Among the entries below, how many lines include "kWarps"? Give the number alone.
:: Recorded information ::
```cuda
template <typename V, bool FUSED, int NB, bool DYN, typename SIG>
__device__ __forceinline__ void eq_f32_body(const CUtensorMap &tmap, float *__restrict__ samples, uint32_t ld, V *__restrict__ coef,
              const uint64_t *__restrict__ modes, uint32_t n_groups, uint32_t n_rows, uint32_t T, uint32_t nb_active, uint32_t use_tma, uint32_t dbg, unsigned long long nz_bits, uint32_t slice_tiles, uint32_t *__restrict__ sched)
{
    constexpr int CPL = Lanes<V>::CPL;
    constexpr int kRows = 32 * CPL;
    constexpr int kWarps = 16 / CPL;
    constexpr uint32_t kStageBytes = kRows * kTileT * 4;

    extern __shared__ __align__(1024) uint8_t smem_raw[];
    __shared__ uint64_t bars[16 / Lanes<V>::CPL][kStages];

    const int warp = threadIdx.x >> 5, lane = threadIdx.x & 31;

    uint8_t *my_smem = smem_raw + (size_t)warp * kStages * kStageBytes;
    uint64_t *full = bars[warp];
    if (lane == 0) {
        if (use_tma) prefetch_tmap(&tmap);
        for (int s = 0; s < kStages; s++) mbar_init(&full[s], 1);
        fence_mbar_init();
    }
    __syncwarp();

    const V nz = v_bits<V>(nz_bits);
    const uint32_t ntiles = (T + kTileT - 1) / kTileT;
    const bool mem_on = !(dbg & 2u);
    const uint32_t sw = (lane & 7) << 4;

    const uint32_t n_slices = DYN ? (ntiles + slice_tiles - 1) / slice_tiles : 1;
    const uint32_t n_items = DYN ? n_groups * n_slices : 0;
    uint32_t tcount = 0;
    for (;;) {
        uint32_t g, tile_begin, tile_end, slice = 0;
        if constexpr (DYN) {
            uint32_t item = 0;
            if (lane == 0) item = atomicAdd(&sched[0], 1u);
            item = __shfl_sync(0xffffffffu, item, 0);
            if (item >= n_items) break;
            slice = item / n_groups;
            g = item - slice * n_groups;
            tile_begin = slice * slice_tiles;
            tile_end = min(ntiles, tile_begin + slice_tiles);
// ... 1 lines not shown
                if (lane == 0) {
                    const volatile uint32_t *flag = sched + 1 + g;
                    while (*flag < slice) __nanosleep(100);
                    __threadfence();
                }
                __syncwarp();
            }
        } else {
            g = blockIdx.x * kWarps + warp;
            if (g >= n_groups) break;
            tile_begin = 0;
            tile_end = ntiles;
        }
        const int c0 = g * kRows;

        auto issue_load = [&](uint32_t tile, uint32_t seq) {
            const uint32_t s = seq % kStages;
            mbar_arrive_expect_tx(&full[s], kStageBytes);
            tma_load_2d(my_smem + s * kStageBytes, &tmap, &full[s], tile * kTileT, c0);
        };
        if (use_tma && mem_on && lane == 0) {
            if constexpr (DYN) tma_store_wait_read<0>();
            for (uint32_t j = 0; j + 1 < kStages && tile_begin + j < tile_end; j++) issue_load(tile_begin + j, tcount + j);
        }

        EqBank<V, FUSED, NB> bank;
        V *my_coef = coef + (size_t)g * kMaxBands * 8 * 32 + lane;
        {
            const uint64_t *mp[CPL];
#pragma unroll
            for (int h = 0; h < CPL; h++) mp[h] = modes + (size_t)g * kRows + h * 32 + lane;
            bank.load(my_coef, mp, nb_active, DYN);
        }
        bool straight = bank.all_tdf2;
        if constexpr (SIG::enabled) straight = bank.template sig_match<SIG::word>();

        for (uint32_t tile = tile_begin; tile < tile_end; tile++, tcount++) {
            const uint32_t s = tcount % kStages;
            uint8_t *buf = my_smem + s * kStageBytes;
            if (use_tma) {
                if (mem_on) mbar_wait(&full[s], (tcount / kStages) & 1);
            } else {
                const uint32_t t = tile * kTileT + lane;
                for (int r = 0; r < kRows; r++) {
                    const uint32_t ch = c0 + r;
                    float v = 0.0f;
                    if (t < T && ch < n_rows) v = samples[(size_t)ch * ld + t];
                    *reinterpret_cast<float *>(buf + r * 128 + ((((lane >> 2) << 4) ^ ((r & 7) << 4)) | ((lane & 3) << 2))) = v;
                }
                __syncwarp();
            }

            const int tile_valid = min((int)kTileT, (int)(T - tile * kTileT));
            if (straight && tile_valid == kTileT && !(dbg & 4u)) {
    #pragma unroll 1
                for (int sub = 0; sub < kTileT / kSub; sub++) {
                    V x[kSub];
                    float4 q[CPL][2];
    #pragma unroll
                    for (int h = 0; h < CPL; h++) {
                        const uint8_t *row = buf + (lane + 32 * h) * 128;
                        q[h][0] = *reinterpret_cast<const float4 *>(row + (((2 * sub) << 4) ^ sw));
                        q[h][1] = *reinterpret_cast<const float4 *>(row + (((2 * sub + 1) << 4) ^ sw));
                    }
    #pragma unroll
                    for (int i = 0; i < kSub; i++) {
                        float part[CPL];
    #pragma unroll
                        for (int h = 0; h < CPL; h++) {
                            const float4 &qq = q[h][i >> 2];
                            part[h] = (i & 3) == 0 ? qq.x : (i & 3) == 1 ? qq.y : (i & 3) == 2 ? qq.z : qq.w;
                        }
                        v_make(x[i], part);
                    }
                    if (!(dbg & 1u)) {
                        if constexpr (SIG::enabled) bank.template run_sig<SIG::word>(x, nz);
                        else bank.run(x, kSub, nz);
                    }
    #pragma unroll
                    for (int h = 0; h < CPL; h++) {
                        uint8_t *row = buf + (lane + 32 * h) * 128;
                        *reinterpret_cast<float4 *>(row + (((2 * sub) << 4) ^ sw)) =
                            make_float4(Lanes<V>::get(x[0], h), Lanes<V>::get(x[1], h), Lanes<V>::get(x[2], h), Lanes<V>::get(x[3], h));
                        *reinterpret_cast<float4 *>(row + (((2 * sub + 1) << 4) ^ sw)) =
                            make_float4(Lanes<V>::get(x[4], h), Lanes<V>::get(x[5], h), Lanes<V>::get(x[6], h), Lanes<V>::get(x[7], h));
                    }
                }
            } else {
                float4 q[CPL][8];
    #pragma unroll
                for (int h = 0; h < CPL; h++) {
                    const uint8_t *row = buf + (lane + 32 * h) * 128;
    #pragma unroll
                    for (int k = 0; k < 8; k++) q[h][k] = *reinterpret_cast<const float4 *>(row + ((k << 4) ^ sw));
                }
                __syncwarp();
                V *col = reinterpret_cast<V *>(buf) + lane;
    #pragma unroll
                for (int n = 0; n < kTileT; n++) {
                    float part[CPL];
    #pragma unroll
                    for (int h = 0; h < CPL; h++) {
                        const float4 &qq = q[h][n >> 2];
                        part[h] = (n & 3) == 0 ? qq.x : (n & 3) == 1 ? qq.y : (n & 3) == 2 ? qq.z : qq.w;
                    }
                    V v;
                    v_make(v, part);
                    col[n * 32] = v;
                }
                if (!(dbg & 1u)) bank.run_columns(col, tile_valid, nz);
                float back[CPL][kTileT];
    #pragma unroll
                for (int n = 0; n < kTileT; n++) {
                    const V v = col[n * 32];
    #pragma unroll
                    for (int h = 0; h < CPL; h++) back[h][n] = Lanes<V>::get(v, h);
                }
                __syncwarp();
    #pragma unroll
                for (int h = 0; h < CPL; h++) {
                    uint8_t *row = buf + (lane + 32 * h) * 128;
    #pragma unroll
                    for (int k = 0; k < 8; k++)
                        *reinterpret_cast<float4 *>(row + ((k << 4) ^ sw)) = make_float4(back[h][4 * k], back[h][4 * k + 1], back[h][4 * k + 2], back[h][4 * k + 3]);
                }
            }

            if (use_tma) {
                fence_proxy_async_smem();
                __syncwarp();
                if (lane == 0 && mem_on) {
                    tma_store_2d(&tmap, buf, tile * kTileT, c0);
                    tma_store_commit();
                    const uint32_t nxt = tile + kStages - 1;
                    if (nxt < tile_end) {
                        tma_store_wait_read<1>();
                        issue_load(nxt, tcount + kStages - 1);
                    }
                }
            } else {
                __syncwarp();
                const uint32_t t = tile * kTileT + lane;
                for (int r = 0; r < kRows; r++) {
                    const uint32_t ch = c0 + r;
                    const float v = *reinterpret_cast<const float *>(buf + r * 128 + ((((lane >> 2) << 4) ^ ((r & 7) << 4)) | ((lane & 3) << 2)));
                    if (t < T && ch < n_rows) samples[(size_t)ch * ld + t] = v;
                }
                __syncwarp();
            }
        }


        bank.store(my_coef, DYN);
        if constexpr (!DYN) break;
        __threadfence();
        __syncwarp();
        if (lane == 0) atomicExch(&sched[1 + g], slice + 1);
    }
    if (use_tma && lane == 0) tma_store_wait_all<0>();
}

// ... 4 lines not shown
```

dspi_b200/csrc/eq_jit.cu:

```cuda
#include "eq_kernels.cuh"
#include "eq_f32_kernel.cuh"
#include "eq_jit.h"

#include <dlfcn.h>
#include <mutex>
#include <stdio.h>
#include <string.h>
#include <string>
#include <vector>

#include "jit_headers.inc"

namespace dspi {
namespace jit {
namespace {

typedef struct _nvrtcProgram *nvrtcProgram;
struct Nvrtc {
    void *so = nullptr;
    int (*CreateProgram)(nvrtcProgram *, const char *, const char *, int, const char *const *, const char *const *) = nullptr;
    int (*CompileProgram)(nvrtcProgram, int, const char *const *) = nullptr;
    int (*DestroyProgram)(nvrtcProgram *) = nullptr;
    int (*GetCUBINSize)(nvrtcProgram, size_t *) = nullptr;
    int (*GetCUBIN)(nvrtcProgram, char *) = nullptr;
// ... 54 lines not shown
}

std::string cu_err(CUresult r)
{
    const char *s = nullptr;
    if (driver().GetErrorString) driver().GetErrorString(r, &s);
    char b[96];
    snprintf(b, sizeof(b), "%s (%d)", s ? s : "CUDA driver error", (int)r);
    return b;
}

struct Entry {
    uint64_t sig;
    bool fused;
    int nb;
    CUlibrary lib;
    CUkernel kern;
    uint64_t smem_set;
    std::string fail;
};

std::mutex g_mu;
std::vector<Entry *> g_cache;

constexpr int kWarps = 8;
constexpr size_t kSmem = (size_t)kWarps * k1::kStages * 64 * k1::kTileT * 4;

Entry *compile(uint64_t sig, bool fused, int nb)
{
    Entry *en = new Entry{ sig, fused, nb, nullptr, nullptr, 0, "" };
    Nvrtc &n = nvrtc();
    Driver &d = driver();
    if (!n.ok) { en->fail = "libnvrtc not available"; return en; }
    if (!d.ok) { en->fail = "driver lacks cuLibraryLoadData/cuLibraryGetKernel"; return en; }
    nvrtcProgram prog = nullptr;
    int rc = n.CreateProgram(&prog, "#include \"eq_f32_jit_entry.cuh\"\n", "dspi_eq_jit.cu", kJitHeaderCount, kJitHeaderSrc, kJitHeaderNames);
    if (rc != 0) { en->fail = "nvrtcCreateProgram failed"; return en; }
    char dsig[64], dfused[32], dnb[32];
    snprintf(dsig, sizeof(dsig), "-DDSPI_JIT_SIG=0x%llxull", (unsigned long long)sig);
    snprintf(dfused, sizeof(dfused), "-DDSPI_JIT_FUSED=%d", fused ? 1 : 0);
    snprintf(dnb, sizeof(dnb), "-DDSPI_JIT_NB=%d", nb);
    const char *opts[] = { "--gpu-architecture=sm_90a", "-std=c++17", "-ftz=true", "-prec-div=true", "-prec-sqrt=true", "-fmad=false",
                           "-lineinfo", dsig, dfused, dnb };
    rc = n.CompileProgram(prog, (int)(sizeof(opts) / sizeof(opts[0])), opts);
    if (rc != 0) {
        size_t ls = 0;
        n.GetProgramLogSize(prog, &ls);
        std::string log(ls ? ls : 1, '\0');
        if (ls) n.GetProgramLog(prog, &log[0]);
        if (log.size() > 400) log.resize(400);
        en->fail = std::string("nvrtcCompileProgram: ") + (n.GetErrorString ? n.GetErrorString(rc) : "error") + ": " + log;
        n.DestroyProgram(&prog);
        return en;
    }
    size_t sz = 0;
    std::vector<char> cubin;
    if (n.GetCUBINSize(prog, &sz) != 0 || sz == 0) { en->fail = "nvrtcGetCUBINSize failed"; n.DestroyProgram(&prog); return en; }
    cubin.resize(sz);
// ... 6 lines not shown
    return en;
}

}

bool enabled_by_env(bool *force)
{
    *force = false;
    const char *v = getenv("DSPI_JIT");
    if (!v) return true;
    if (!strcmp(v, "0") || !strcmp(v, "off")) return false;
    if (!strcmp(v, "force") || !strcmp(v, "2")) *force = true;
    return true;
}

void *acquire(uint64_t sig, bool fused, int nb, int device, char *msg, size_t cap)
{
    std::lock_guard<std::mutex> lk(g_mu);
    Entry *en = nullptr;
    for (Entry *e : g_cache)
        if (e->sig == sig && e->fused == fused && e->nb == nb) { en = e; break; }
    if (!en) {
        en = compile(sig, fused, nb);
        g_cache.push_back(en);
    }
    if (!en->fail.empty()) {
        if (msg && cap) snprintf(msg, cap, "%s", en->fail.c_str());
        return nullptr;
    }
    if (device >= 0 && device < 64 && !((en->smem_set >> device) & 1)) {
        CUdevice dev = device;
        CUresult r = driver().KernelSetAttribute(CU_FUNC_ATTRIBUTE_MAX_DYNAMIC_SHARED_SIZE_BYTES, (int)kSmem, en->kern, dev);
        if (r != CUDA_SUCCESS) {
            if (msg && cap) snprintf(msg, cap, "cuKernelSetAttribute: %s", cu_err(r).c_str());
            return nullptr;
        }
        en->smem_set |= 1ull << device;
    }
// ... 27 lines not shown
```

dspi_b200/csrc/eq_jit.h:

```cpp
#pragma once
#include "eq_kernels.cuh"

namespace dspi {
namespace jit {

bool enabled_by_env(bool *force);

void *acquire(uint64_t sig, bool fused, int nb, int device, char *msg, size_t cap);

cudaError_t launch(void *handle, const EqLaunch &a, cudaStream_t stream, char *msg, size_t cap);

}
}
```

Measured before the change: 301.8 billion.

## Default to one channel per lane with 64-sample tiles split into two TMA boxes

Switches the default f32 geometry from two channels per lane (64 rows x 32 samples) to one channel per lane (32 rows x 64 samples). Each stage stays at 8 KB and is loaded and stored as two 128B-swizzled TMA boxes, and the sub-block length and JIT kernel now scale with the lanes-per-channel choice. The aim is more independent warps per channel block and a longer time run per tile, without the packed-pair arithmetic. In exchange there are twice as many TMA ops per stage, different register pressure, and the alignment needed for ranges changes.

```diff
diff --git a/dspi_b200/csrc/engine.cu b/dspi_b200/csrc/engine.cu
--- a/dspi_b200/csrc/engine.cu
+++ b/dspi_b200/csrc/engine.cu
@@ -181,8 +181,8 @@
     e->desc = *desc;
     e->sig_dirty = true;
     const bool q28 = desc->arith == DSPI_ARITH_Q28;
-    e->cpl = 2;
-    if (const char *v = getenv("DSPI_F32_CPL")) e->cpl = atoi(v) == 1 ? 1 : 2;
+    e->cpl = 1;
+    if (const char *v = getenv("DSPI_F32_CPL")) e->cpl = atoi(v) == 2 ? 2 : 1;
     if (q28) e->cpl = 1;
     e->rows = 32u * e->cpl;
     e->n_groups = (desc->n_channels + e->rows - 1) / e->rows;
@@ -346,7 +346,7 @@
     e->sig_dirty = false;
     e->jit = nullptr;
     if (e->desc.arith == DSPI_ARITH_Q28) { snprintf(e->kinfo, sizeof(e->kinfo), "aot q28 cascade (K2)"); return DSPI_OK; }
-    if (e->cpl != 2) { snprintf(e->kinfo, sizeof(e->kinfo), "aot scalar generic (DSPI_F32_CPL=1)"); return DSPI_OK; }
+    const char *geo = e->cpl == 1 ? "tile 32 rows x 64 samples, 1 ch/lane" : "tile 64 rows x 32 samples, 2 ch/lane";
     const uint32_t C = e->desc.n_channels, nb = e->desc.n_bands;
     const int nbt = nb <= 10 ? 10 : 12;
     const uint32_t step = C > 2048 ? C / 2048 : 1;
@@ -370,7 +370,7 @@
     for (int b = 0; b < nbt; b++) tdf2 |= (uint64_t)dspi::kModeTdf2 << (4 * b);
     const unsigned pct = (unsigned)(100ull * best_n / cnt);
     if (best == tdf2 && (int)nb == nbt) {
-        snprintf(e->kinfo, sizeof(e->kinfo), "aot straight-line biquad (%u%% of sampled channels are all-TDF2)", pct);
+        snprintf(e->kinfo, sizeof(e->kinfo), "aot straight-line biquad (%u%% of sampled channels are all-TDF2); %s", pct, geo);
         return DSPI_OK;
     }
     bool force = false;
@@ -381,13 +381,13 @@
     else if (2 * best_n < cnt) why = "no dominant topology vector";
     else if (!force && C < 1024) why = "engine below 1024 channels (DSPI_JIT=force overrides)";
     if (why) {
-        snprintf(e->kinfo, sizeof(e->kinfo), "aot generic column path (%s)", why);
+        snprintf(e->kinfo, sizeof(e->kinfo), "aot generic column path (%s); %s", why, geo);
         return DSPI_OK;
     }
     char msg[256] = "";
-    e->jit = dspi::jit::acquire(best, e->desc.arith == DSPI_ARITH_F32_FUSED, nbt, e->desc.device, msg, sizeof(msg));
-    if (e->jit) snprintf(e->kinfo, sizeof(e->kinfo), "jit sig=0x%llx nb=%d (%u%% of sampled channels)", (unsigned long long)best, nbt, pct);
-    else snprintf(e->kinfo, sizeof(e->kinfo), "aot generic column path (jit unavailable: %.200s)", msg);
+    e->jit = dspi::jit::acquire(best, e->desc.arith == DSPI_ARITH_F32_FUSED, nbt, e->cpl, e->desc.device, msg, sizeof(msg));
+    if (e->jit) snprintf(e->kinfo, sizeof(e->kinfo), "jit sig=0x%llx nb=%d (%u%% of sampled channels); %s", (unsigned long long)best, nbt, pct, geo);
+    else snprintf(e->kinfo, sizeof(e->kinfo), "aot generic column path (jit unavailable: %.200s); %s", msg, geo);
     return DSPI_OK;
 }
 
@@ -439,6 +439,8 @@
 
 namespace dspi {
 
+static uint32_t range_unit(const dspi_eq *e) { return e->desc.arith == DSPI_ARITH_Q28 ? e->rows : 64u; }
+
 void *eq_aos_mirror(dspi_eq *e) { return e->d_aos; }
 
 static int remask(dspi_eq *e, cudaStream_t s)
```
:::
:: Recorded information ::
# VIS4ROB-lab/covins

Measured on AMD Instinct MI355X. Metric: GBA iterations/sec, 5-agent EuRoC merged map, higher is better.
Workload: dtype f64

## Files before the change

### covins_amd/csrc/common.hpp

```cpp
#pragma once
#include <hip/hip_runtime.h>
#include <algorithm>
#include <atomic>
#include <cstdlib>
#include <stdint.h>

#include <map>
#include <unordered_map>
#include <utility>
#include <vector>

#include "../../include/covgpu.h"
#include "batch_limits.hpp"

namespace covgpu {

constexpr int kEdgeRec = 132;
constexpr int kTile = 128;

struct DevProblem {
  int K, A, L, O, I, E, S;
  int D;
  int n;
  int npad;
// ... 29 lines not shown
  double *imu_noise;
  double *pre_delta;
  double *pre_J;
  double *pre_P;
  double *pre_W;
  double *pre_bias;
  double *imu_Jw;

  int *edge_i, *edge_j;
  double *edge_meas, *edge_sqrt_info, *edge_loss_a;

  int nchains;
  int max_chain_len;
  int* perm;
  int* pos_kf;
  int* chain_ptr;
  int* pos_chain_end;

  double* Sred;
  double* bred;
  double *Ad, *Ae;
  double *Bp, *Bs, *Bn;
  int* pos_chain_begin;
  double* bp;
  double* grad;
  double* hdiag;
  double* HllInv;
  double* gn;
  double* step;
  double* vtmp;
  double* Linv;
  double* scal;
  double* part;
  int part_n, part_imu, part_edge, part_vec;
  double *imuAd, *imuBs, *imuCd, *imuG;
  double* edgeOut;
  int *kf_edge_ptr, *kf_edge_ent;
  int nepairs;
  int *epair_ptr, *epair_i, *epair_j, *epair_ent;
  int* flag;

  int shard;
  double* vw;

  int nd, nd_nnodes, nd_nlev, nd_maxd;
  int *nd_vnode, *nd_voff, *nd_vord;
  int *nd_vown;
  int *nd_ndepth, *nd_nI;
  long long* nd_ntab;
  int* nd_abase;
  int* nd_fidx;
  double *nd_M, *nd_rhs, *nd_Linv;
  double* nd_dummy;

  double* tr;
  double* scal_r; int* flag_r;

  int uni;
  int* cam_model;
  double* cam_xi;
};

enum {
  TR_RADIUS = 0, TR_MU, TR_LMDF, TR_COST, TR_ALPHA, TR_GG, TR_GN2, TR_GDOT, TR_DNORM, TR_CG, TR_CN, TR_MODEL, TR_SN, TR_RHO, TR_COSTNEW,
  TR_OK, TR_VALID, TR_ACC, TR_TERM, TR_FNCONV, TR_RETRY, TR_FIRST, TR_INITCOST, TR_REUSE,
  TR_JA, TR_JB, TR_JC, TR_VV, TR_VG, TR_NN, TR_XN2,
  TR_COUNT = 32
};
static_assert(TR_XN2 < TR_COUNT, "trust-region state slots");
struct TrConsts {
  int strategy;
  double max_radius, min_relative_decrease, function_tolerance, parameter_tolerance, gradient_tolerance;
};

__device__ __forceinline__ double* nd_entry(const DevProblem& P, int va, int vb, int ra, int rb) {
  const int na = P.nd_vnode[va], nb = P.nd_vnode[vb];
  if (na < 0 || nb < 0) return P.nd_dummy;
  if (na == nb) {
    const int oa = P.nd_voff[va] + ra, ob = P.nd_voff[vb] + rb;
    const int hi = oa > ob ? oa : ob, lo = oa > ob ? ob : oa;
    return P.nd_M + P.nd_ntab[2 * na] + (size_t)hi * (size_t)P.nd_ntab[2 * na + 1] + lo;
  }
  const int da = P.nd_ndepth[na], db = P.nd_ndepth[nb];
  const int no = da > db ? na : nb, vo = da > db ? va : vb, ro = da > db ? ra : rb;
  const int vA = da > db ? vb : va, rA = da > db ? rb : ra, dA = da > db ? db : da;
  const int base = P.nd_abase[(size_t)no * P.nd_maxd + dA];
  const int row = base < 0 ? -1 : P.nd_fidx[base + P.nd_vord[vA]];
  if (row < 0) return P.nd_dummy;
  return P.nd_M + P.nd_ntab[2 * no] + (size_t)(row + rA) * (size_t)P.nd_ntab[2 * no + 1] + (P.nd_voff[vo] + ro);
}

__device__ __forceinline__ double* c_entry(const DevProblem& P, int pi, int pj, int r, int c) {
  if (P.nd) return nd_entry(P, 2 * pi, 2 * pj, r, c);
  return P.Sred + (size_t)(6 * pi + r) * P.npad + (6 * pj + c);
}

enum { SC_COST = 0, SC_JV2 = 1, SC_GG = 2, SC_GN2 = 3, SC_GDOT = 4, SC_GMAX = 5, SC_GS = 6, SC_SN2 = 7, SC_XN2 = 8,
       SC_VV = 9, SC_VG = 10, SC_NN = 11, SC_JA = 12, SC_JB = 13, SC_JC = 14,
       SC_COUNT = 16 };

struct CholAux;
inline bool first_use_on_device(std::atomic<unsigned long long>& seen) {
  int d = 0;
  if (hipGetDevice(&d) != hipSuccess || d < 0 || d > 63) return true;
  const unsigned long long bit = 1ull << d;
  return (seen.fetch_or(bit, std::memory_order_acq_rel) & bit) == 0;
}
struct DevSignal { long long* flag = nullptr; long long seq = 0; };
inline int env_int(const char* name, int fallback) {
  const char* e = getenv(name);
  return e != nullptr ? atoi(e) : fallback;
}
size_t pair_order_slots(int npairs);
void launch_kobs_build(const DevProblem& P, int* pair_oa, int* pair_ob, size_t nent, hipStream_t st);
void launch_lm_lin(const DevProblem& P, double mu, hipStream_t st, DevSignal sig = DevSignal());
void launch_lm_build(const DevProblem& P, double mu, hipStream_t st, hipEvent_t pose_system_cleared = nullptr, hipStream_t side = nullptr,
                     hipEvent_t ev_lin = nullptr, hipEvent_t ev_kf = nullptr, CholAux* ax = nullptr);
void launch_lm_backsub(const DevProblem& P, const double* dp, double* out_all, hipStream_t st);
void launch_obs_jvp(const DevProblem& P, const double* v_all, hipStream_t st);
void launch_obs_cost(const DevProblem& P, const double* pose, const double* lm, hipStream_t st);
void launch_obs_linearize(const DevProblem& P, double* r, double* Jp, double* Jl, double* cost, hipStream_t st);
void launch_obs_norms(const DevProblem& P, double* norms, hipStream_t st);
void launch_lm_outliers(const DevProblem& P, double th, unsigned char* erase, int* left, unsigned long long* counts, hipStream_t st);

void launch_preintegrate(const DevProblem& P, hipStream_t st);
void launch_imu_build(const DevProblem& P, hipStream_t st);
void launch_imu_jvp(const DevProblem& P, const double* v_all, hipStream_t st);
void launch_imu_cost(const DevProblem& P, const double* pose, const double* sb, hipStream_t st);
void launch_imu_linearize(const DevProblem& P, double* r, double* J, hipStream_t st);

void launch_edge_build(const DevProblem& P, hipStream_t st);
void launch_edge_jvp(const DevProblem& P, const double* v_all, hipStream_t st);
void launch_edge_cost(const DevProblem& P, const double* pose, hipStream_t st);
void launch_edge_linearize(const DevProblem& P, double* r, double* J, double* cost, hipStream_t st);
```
:::
#### [Result of the task]
4